[Entries supplied — start]
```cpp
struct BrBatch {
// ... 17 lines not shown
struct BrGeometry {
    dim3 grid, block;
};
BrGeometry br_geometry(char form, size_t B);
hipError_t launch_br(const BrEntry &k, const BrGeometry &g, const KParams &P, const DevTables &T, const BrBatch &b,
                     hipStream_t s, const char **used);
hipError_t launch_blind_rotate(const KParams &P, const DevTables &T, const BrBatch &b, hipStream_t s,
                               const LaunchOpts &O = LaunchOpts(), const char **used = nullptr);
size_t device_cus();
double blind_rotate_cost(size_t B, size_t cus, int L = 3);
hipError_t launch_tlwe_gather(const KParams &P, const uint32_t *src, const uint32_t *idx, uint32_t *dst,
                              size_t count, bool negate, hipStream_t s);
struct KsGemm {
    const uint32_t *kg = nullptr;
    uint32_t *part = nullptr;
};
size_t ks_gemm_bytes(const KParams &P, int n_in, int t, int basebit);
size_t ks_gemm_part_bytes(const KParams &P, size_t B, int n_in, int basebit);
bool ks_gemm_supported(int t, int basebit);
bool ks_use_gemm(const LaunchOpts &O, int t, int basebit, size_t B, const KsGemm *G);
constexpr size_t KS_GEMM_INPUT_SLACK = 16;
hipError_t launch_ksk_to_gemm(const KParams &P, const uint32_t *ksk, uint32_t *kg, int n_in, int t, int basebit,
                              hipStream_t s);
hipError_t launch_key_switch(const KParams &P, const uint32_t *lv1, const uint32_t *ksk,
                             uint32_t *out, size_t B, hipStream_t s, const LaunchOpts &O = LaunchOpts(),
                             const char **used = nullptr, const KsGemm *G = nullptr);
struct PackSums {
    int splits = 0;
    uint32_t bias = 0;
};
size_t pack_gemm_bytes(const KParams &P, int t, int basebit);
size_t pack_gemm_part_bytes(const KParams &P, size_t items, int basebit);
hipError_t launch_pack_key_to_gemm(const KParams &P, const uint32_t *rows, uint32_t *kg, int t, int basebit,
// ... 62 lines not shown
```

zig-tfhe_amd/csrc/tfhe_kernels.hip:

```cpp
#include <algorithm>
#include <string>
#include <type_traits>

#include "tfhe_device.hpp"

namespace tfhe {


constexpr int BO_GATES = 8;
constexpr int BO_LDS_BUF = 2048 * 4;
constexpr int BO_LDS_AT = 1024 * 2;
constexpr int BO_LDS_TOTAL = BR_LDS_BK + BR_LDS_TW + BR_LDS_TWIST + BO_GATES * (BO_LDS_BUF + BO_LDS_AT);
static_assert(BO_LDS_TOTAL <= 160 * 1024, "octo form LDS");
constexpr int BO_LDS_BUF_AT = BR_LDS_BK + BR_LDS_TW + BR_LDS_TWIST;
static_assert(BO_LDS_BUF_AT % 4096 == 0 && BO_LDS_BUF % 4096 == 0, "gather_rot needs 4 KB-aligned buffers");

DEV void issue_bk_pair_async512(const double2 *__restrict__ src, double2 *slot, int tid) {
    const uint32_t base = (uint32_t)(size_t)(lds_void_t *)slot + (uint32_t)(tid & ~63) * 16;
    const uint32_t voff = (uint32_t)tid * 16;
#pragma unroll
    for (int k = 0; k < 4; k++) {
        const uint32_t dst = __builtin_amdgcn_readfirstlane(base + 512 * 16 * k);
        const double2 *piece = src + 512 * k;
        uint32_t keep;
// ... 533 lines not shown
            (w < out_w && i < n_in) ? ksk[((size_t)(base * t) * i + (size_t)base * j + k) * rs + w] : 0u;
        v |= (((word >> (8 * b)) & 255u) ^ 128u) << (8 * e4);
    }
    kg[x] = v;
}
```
[Entries supplied — finish]
[Entries supplied — start]
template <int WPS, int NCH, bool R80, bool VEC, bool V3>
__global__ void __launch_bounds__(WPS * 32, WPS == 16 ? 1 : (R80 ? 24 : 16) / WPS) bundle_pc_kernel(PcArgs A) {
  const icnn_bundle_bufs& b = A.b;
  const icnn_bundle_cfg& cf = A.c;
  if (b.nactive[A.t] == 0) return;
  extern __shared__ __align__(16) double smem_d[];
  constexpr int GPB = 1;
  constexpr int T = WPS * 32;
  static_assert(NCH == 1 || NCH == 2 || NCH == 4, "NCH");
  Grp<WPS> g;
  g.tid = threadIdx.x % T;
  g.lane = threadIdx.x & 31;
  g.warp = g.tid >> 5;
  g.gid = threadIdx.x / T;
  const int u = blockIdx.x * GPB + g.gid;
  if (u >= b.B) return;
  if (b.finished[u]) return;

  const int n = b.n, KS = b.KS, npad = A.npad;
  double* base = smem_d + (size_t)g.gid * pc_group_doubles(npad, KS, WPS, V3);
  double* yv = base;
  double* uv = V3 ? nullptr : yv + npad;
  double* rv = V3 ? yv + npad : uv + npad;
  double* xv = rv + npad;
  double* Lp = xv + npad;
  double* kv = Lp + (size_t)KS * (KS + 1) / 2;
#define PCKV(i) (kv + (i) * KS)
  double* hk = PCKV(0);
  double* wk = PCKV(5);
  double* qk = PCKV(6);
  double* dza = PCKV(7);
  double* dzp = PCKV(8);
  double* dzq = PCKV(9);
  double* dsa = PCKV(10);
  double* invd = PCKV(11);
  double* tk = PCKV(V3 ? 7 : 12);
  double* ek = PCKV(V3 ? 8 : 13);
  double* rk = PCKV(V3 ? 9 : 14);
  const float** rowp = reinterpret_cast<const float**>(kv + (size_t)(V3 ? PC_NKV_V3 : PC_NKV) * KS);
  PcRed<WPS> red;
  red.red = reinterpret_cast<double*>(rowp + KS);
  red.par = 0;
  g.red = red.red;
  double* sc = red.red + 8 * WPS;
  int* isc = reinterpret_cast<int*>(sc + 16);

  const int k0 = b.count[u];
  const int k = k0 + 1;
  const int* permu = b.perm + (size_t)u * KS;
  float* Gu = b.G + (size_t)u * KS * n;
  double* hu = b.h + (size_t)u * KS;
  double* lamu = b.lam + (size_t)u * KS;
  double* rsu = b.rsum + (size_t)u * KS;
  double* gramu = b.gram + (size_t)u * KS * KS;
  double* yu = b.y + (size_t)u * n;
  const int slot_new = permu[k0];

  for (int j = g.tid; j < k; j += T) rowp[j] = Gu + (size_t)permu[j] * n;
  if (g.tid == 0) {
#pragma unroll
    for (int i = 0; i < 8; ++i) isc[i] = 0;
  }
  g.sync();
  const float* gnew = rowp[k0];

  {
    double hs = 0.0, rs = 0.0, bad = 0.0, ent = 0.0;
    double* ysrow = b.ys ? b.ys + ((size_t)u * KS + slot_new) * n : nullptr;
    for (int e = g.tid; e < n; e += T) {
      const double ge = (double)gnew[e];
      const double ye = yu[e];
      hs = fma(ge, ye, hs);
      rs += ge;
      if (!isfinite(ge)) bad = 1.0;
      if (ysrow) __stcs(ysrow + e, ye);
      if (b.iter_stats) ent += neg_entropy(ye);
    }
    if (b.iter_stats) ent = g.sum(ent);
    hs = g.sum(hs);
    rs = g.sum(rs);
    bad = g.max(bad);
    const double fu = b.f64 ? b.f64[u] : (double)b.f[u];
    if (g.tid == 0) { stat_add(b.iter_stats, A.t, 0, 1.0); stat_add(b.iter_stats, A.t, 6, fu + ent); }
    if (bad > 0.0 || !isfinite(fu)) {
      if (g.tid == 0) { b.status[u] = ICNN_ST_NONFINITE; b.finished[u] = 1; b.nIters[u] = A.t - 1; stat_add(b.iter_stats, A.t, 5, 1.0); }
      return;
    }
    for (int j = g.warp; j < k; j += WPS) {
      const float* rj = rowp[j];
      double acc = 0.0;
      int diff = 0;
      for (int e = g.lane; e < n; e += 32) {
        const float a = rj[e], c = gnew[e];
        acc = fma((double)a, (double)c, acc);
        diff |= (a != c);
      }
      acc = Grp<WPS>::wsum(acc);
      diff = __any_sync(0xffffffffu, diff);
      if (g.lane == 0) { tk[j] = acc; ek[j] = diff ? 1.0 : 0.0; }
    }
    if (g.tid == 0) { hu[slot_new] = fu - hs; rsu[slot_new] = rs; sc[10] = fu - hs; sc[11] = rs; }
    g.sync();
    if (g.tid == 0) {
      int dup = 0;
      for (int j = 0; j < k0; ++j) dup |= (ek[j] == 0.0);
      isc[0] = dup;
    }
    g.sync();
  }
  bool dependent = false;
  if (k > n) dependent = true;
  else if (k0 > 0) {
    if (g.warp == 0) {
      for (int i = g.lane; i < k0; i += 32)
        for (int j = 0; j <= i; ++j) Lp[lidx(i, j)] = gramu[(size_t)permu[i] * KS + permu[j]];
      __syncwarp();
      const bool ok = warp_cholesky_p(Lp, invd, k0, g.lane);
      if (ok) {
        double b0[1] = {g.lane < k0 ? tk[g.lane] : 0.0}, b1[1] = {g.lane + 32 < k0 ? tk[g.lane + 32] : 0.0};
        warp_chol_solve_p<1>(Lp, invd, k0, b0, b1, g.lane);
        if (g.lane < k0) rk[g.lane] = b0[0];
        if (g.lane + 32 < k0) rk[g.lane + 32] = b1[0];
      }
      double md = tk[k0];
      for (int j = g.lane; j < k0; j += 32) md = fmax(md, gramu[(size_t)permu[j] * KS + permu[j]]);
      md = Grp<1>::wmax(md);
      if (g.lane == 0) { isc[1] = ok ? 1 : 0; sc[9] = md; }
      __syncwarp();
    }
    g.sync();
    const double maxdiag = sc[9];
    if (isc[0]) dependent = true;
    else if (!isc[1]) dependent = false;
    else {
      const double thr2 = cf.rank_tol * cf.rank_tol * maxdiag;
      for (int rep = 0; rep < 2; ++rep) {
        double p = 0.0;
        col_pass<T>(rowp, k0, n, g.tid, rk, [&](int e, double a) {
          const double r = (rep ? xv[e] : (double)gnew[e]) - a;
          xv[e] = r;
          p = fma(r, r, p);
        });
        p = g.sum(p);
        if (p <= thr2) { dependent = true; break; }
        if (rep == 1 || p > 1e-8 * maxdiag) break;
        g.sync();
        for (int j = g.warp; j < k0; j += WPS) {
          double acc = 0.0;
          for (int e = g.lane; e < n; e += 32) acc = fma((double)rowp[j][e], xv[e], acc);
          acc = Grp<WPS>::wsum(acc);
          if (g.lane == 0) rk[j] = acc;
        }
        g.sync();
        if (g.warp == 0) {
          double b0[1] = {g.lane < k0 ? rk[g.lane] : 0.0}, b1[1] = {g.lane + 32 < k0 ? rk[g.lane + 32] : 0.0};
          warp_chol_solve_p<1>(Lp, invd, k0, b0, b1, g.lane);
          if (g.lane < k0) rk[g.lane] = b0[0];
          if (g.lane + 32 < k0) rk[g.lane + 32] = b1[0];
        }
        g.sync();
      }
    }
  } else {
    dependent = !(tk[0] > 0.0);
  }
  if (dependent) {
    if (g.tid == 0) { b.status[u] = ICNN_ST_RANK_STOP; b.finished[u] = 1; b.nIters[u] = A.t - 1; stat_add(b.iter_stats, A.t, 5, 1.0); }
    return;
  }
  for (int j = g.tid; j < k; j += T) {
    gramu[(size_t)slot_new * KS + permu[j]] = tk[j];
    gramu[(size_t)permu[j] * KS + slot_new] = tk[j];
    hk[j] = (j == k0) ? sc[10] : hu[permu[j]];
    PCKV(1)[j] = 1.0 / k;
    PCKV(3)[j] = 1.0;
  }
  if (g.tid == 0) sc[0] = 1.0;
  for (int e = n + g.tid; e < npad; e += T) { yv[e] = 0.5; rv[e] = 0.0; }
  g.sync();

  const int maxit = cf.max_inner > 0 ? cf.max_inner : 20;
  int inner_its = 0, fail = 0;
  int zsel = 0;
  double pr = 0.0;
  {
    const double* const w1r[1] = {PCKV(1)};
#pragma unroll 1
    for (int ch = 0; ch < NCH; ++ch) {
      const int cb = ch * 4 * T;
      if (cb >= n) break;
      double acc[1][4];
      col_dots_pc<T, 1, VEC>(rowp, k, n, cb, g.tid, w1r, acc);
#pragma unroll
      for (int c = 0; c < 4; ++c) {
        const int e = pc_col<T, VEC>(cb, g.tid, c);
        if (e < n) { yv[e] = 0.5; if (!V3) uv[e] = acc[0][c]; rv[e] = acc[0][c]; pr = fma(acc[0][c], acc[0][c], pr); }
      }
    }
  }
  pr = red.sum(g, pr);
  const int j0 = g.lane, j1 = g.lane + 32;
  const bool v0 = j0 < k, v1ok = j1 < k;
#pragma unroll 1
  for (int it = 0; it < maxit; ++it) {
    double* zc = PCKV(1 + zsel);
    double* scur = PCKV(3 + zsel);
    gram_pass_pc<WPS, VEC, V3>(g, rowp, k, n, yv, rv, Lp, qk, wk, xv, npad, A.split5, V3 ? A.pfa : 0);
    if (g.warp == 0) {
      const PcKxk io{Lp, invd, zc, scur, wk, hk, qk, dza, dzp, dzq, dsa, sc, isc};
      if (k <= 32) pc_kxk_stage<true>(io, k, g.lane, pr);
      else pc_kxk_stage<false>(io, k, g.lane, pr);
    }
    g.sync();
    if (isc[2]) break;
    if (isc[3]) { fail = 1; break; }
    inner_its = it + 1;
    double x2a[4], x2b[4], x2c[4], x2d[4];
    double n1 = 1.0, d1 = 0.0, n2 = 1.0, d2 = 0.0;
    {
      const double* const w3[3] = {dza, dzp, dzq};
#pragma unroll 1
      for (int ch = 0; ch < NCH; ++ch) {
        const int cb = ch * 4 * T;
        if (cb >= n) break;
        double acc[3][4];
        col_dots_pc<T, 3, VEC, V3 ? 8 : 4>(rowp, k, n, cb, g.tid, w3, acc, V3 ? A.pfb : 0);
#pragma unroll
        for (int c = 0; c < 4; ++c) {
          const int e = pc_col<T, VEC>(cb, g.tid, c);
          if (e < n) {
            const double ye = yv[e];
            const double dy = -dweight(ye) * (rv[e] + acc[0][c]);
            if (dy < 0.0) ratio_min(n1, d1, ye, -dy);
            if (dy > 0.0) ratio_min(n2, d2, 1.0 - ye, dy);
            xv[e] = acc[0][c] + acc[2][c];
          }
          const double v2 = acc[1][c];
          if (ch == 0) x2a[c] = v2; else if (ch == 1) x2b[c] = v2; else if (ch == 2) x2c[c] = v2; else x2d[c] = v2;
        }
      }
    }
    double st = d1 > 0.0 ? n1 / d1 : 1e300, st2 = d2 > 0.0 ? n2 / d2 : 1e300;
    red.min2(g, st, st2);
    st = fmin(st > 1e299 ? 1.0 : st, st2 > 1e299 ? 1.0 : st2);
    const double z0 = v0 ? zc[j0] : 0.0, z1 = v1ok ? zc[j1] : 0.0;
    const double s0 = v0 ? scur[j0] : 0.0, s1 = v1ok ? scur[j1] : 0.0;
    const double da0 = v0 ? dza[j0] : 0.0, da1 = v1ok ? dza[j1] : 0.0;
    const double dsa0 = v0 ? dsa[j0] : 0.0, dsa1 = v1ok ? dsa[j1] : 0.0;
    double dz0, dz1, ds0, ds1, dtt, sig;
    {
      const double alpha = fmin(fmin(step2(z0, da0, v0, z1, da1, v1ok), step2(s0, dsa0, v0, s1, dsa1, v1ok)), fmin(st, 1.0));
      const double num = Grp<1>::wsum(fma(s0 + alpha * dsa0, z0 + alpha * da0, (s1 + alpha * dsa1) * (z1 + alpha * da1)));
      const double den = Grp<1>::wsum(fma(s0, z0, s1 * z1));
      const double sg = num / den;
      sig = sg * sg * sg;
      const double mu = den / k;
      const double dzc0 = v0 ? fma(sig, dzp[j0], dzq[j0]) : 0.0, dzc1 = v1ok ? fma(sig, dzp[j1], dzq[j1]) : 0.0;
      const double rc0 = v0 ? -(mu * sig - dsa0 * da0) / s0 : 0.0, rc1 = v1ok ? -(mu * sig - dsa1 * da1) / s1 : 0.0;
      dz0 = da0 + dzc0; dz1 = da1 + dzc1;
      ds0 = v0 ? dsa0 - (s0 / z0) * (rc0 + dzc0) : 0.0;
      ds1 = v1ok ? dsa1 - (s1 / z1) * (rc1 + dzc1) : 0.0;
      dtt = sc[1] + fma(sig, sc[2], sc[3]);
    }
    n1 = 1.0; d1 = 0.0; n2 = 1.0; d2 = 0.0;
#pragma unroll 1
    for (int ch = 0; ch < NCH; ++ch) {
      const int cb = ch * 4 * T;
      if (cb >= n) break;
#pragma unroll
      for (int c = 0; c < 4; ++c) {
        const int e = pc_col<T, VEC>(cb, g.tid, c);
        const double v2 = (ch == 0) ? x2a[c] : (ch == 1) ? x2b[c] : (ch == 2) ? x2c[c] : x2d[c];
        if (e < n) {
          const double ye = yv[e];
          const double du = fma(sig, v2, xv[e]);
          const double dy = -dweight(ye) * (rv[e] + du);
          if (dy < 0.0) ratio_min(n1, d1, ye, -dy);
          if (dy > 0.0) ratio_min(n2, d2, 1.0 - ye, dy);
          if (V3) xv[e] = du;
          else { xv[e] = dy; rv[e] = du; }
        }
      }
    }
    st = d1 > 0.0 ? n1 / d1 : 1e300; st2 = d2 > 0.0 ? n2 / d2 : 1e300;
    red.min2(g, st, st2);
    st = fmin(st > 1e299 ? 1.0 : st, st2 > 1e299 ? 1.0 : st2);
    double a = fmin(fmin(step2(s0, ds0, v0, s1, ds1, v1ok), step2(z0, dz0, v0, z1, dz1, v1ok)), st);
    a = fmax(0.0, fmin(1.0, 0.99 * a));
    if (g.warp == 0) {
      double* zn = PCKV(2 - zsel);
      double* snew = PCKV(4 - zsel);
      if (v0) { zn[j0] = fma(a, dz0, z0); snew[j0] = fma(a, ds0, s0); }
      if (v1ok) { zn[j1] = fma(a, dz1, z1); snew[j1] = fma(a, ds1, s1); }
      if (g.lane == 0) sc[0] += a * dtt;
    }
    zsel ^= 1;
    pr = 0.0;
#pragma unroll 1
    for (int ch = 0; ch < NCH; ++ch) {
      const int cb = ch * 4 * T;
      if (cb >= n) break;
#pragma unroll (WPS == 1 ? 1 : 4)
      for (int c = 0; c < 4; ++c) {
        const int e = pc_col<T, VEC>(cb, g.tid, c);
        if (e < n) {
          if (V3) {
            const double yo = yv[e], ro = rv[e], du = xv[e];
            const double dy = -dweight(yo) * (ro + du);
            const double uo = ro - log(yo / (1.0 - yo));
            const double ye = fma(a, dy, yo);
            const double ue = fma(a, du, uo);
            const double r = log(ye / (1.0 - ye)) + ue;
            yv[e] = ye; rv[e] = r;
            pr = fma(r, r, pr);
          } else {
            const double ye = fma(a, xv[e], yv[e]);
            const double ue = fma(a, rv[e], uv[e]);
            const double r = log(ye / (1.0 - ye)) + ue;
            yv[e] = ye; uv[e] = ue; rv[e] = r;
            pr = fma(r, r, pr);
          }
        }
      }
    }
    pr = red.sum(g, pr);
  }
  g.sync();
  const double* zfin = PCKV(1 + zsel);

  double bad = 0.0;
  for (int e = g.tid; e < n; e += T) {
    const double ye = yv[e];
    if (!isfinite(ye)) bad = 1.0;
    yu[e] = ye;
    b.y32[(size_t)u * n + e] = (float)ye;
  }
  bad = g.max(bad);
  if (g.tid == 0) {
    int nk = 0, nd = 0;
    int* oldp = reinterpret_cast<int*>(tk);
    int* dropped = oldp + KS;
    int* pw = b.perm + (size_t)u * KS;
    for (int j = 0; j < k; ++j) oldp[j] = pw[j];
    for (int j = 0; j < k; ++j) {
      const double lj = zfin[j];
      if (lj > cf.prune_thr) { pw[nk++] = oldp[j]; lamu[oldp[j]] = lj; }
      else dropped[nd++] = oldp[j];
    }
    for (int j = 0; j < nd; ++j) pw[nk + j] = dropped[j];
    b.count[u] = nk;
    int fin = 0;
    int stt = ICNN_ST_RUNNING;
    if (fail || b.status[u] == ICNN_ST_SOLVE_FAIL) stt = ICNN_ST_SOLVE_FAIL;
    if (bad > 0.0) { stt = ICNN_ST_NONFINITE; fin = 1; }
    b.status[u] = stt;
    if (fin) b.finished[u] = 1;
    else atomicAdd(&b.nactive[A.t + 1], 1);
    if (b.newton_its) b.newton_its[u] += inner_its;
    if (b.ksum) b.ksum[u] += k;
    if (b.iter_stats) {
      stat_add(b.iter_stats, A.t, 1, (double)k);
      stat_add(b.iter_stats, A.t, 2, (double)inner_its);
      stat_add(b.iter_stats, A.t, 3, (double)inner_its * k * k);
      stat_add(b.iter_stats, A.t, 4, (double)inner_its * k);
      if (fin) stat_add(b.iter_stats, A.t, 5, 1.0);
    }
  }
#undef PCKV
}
[Entries supplied — finish]
:: Assignment ::
Which of the lines in the data hold the string "dependent"? Report each of them by copying it.

:: Task result ::
  bool dependent = false;
  if (k > n) dependent = true;
    if (isc[0]) dependent = true;
    else if (!isc[1]) dependent = false;
        if (p <= thr2) { dependent = true; break; }
    dependent = !(tk[0] > 0.0);
  if (dependent) {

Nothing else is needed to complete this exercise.